Within the company exposure, strategic allocations include a 36 per cent allocation to equity, 23 per cent to bonds and 6 per cent to private equity.

The fund has a 6 per cent allocation to cash and interest rates comprising US bonds, non-US bonds, and liquid investments with durations of less than 12 months all designed to pay the fund’s liabilities – namely the annual dividend.

There is a 19 per cent allocation to real assets comprising real estate, infrastructure and treasury inflation protected securities, in an allocation primarily designed as an inflation hedge.

The remaining 20 per cent is portioned to special opportunities designed to take advantage of market dislocations with allocations to fixed income aggregates, absolute return, real return, emerging market multi-assets and distressed debt.

Rodell says another theme going forward will be to develop income-generating strategies away from traditional fixed income.

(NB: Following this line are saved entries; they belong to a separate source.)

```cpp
template <class List>
static py::dict headers_dict(const List& headers) {
// ... 422 lines not shown
    const taskcodec::Update* up = nullptr;
    if (!update.is_none()) {
      auto t = update.cast<py::tuple>();
      u.name = t[0].cast<std::string>();
      u.assigned_to = t[1].cast<std::string>();
      u.due = t[2].cast<std::string>();
      up = &u;
    }
    std::string out, id, old;
    if (!taskcodec::edit_task(view(stored), up, complete, out, id, old)) return py::none();
    return py::make_tuple(py::bytes(out), py::str(id), py::str(old));
  });
  m.def("task_json", [view](py::bytes stored) -> py::object {
    std::string out;
    if (!taskcodec::task_json(view(stored), out)) return py::none();
    return py::bytes(out);
  });
  m.def("ascii_ieq", [](const std::string& a, const std::string& b) -> py::object {
    int r = taskcodec::ascii_ieq(a, b);
    if (r < 0) return py::none();
    return py::bool_(r == 1);
  });

  m.def("tasks_conditional_mark", [](py::bytes got) -> py::object {
    char* p;
    Py_ssize_t n;
    if (PyBytes_AsStringAndSize(got.ptr(), &p, &n) != 0) throw py::error_already_set();
    std::vector<std::string> ids;
    std::string bulk;
    size_t skipped = 0;
    if (!taskcodec::conditional_mark(std::string_view(p, (size_t)n), bulk, ids, skipped)) return py::none();
    py::list l(ids.size());
    for (size_t i = 0; i < ids.size(); ++i) l[i] = py::str(ids[i]);
    return py::make_tuple(l, py::bytes(bulk), skipped);
  });

  m.def("tasks_overdue_filter", [](py::bytes body, const std::string& run_day) -> py::object {
    char* p;
    Py_ssize_t n;
    if (PyBytes_AsStringAndSize(body.ptr(), &p, &n) != 0) throw py::error_already_set();
    size_t retrieved = 0, kept = 0;
    std::string out;
    if (!taskcodec::overdue_filter(std::string_view(p, (size_t)n), run_day, retrieved, kept, out)) return py::none();
    return py::make_tuple(retrieved, kept, py::bytes(out));
  });

  m.def("tasks_overdue_filter_chunks", [](py::bytes body, const std::string& run_day, size_t chunk) -> py::object {
    char* p;
    Py_ssize_t n;
    if (PyBytes_AsStringAndSize(body.ptr(), &p, &n) != 0) throw py::error_already_set();
    if (chunk == 0) return py::none();
    size_t retrieved = 0, kept = 0;
    std::string out;
    std::vector<size_t> starts;
    if (!taskcodec::overdue_filter(std::string_view(p, (size_t)n), run_day, retrieved, kept, out, &starts))
      return py::none();
    py::list parts;
    const size_t body_end = out.size() - 1;
    for (size_t a = 0; a < starts.size(); a += chunk) {
      const size_t b = std::min(starts.size(), a + chunk);
      const size_t from = starts[a], to = b < starts.size() ? starts[b] - 1 : body_end;
      std::string part;
      part.reserve(to - from + 2);
      part += '[';
      part.append(out, from, to - from);
      part += ']';
      parts.append(py::bytes(part));
    }
    return py::make_tuple(retrieved, kept, parts);
  });

  m.def("frontend_create_form", [](py::bytes body, py::bytes cookie, py::bytes key) -> py::object {
    char *pb, *pc, *pk;
    Py_ssize_t nb, nc, nk;
    if (PyBytes_AsStringAndSize(body.ptr(), &pb, &nb) != 0 || PyBytes_AsStringAndSize(cookie.ptr(), &pc, &nc) != 0 ||
        PyBytes_AsStringAndSize(key.ptr(), &pk, &nk) != 0)
      throw py::error_already_set();
    std::string json;
    auto v = formcodec::create_task(std::string_view(pb, (size_t)nb), std::string_view(pc, (size_t)nc),
                                    std::string_view(pk, (size_t)nk), ".AspNetCore.Antiforgery", "TasksCreatedByCookie",
                                    json);
    if (v == formcodec::Verdict::kDecline) return py::none();
    if (v == formcodec::Verdict::kBadToken) return py::make_tuple(false, py::bytes(""));
    return py::make_tuple(true, py::bytes(json));
  });

  m.def("frontend_edit_form", [view](py::bytes body, py::bytes cookie, py::bytes key, const std::string& path_id)
            -> py::object {
    std::string json, id;
    auto v = formcodec::edit_task(view(body), view(cookie), view(key), ".AspNetCore.Antiforgery", path_id, json, id);
    if (v == formcodec::Verdict::kDecline) return py::none();
    if (v == formcodec::Verdict::kBadToken) return py::make_tuple(false, py::bytes(""), py::str(""));
    return py::make_tuple(true, py::bytes(json), py::str(id));
  });
  m.def("frontend_index_form", [view](py::bytes body, py::bytes cookie, py::bytes key) -> py::object {
    auto v = formcodec::index_post(view(body), view(cookie), view(key), ".AspNetCore.Antiforgery");
    if (v == formcodec::Verdict::kDecline) return py::none();
    return py::bool_(v == formcodec::Verdict::kOk);
  });

  m.def("tasks_from_query", [](py::bytes body, bool by_created, bool descending) -> py::object {
    char* p;
    Py_ssize_t n;
    if (PyBytes_AsStringAndSize(body.ptr(), &p, &n) != 0) throw py::error_already_set();
    std::string out;
    size_t count = 0;
    bool more = false;
    if (!taskcodec::query_tasks(std::string_view(p, (size_t)n), out, count, by_created, &more, descending))
      return py::none();
    return py::make_tuple(count, py::bytes(out), more);
  }, py::arg("body"), py::arg("by_created") = false, py::arg("descending") = false);
  m.def("tasks_query_in_store_layout", [](py::bytes body) {
    std::string_view b = body.cast<std::string_view>();
    std::string buf;
    std::vector<taskcodec::TaskRow> rows;
    bool token = false;
    return taskcodec::valid_utf8(b) && taskcodec::fast_query_tasks(b, buf, rows, token);
  });

  m.def("json_array_chunks", [](py::bytes body, long n) -> py::object {
    char* pb;
    Py_ssize_t nb;
    if (PyBytes_AsStringAndSize(body.ptr(), &pb, &nb) != 0) throw py::error_already_set();
    std::string_view s(pb, (size_t)nb);
    if (n < 1 || !tt::valid(s)) return py::none();
    const char* p = tt::ws_end(s.data(), s.data() + s.size());
    const char* e = s.data() + s.size();
    if (p >= e || *p != '[') return py::none();
    ++p;
    py::list out;
    std::string cur = "[";
    long in_cur = 0;
    while (true) {
      p = tt::ws_end(p, e);
      if (p < e && *p == ']') break;
      const char* vs = p;
      p = tt::skip_value(p, e);
      if (in_cur) cur += ',';
      cur.append(vs, (size_t)(p - vs));
      if (++in_cur == n) {
        cur += ']';
        out.append(py::bytes(cur));
        cur = "[";
        in_cur = 0;
      }
      p = tt::ws_end(p, e);
      if (p < e && *p == ',') ++p;
    }
    if (in_cur) {
      cur += ']';
      out.append(py::bytes(cur));
    }
    return out;
  });

  m.def("task_model_name", [](py::bytes body) -> py::object {
    char* p;
    Py_ssize_t n;
    if (PyBytes_AsStringAndSize(body.ptr(), &p, &n) != 0) throw py::error_already_set();
    std::string name;
    if (!taskcodec::task_model_name(std::string_view(p, (size_t)n), name)) return py::none();
    return py::str(name);
  });

  m.def("scan_select",
        [](py::list columns, py::array_t<uint16_t, py::array::c_style> live, int64_t nrows,
           py::array_t<int32_t, py::array::c_style> code, py::array_t<uint32_t, py::array::c_style> bitmaps,
           int threads, bool simd) {
          std::vector<cpuscan::Col> cols;
          std::vector<py::array> keep;
          const int64_t padded = (nrows + 63) / 64 * 64;
          for (auto item : columns) {
            auto t = item.cast<py::tuple>();
            py::array a = t[0].cast<py::array>();
            int w = t[1].cast<int>();
            if (w != 0 && w != 1 && w != 2 && w != 4) throw py::value_error("column width must be 0 (2 bits), 1, 2 or 4");
            if (!(a.flags() & py::array::c_style)) throw py::value_error("columns must be contiguous");
            if ((int64_t)a.nbytes() < (w == 0 ? padded / 4 : padded * w))
              throw py::value_error("column shorter than the padded row count");
            cols.push_back({static_cast<const uint8_t*>(a.data()), w});
            keep.push_back(a);
          }
          if ((int64_t)live.size() * 16 < padded) throw py::value_error("liveness shorter than the padded row count");
          if (code.ndim() != 2 || code.shape(1) != 4) throw py::value_error("code must be [L, 4]");
          cpuscan::Program pg;
          pg.code.assign(code.data(), code.data() + code.size());
          pg.bitmaps.assign(bitmaps.data(), bitmaps.data() + bitmaps.size());
          cpuscan::Selection sel(cols, live.data(), nrows, pg, std::max(1, threads), simd);
          int64_t total;
          {
            py::gil_scoped_release rel;
            total = sel.count();
          }
          int32_t* dst = static_cast<int32_t*>(cpuscan::huge_alloc((size_t)std::max<int64_t>(total, 1) * sizeof(int32_t)));
          py::capsule owner(dst, [](void* p) { std::free(p); });
          {
            py::gil_scoped_release rel;
            sel.write(dst);
          }
          return py::array_t<int32_t>({(py::ssize_t)total}, {(py::ssize_t)sizeof(int32_t)}, dst, owner);
        },
        py::arg("columns"), py::arg("live"), py::arg("nrows"), py::arg("code"), py::arg("bitmaps"), py::arg("threads"),
        py::arg("simd") = true);

  py::class_<TxOp>(m, "TxOp")
      .def(py::init([](bool is_delete, std::string key, std::string value, std::optional<std::string> etag,
                       bool first_write, int64_t ttl_ms) {
             TxOp op;
             op.is_delete = is_delete;
             op.key = std::move(key);
             op.value = std::move(value);
             op.etag = std::move(etag);
             op.first_write = first_write;
             op.ttl_ms = ttl_ms;
             return op;
           }),
           py::arg("is_delete"), py::arg("key"), py::arg("value") = "", py::arg("etag") = std::nullopt,
           py::arg("first_write") = false, py::arg("ttl_ms") = 0)
      .def_readonly("is_delete", &TxOp::is_delete)
      .def_readonly("key", &TxOp::key)
      .def_readonly("value", &TxOp::value)
      .def_readonly("ttl_ms", &TxOp::ttl_ms);

  py::class_<StrRanker>(m, "StrRanker")
      .def(py::init<>())
      .def_property_readonly("size", &StrRanker::size)
      .def(
          "extend",
          [](StrRanker& r, py::list values, py::array_t<int64_t, py::array::c_style> ranks) -> int64_t {
            const size_t n0 = r.size(), n = (size_t)PyList_GET_SIZE(values.ptr());
            if (n < n0) return -1;
            if ((size_t)ranks.size() < n || !ranks.writeable()) throw std::invalid_argument("rank buffer too small");
            std::vector<std::string_view> vs;
            vs.reserve(n - n0);
            for (size_t i = n0; i < n; ++i) {
              PyObject* o = PyList_GET_ITEM(values.ptr(), (Py_ssize_t)i);
              if (!PyUnicode_Check(o)) return -1;
              Py_ssize_t len = 0;
              const char* p = PyUnicode_AsUTF8AndSize(o, &len);
              if (!p) {
                PyErr_Clear();
                return -1;
              }
              vs.emplace_back(p, (size_t)len);
            }
            int64_t* out = ranks.mutable_data();
            return (int64_t)r.extend(vs.size(), [&](size_t i) { return vs[i]; }, out);
          },
          py::arg("values"), py::arg("ranks"));

  py::class_<DocStore>(m, "DocStore")
      .def(py::init<const std::string&, int, size_t>(), py::arg("path") = "", py::arg("fsync_mode") = 0,
           py::arg("index_threshold") = 256)
      .def("set",
           [](DocStore& s, const std::string& key, const std::string& value, const std::optional<std::string>& etag,
              bool first_write, int64_t ttl_ms) {
             std::string e = s.set(key, value, etag, first_write, ttl_ms);
             s.wait_durable();
             return e;
           },
           py::arg("key"), py::arg("value"), py::arg("etag") = std::nullopt, py::arg("first_write") = false,
           py::arg("ttl_ms") = 0, py::call_guard<py::gil_scoped_release>())
      .def("get", &DocStore::get, py::arg("key"))
      .def("delete",
           [](DocStore& s, const std::string& key, const std::optional<std::string>& etag) {
             bool ok = s.del(key, etag);
             s.wait_durable();
             return ok;
           },
           py::arg("key"), py::arg("etag") = std::nullopt, py::call_guard<py::gil_scoped_release>())
      .def("transact",
           [](DocStore& s, const std::vector<TxOp>& ops) {
             s.transact(ops);
             s.wait_durable();
           },
           py::arg("ops"), py::call_guard<py::gil_scoped_release>())
      .def("group_commit", &DocStore::group_commit)
      .def("wait_durable", &DocStore::wait_durable, py::call_guard<py::gil_scoped_release>())
      .def("commit_stats",
           [](DocStore& s) {
             auto c = s.commit_stats();
             py::dict d;
             d["syncs"] = c.syncs;
             d["acks"] = c.acks;
             d["written_bytes"] = c.written;
             d["synced_bytes"] = c.synced;
             d["sync_ms_total"] = c.sync_ms_total;
             d["sync_ms_max"] = c.sync_ms_max;
             return d;
           })
      .def("query", &DocStore::query, py::arg("query"), py::arg("prefix") = "", py::arg("sort_keys") = false,
           py::call_guard<py::gil_scoped_release>())
      .def("keys", &DocStore::keys, py::arg("prefix") = "", py::arg("limit") = 0)
      .def("encode_columns",
           [](DocStore& s, const std::string& prefix, const std::vector<std::string>& paths) {
             DocStore::Encoded e;
             {
               py::gil_scoped_release r;
               e = s.encode_columns(prefix, paths);
             }
             py::list cols;
             for (auto& c : e.cols) {
               py::array_t<int32_t> ids((py::ssize_t)c.ids.size());
               std::memcpy(ids.mutable_data(), c.ids.data(), c.ids.size() * sizeof(int32_t));
               cols.append(py::make_tuple(py::cast(c.values), ids));
             }
// ... 306 lines not shown
```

Although the swathe of money chasing infrastructure (APFC has a 4 per cent infrastructure allocation at present) and real estate assets in the US makes accessing these assets competitive, she will play to APFCs “extremely long” investment horizon and freedom from any kind of liquidity constraint to access the best deals, adding: “The size of our fund means we can make meaningful investments. It is good for recipients to have an anchor like us”.

It’s a strategy that has paid off in private equity which returned 16.5 per cent for fiscal year 2015 and where APFC’s infinite time horizon means it can be a “patient investor” in stakes in which it has most conviction.

“We have started taking direct stakes in private companies and private equity funds, and this has served us well.

The greater stakes allow for better terms, for more direct control and greater upside potential if the investments do well,” she says.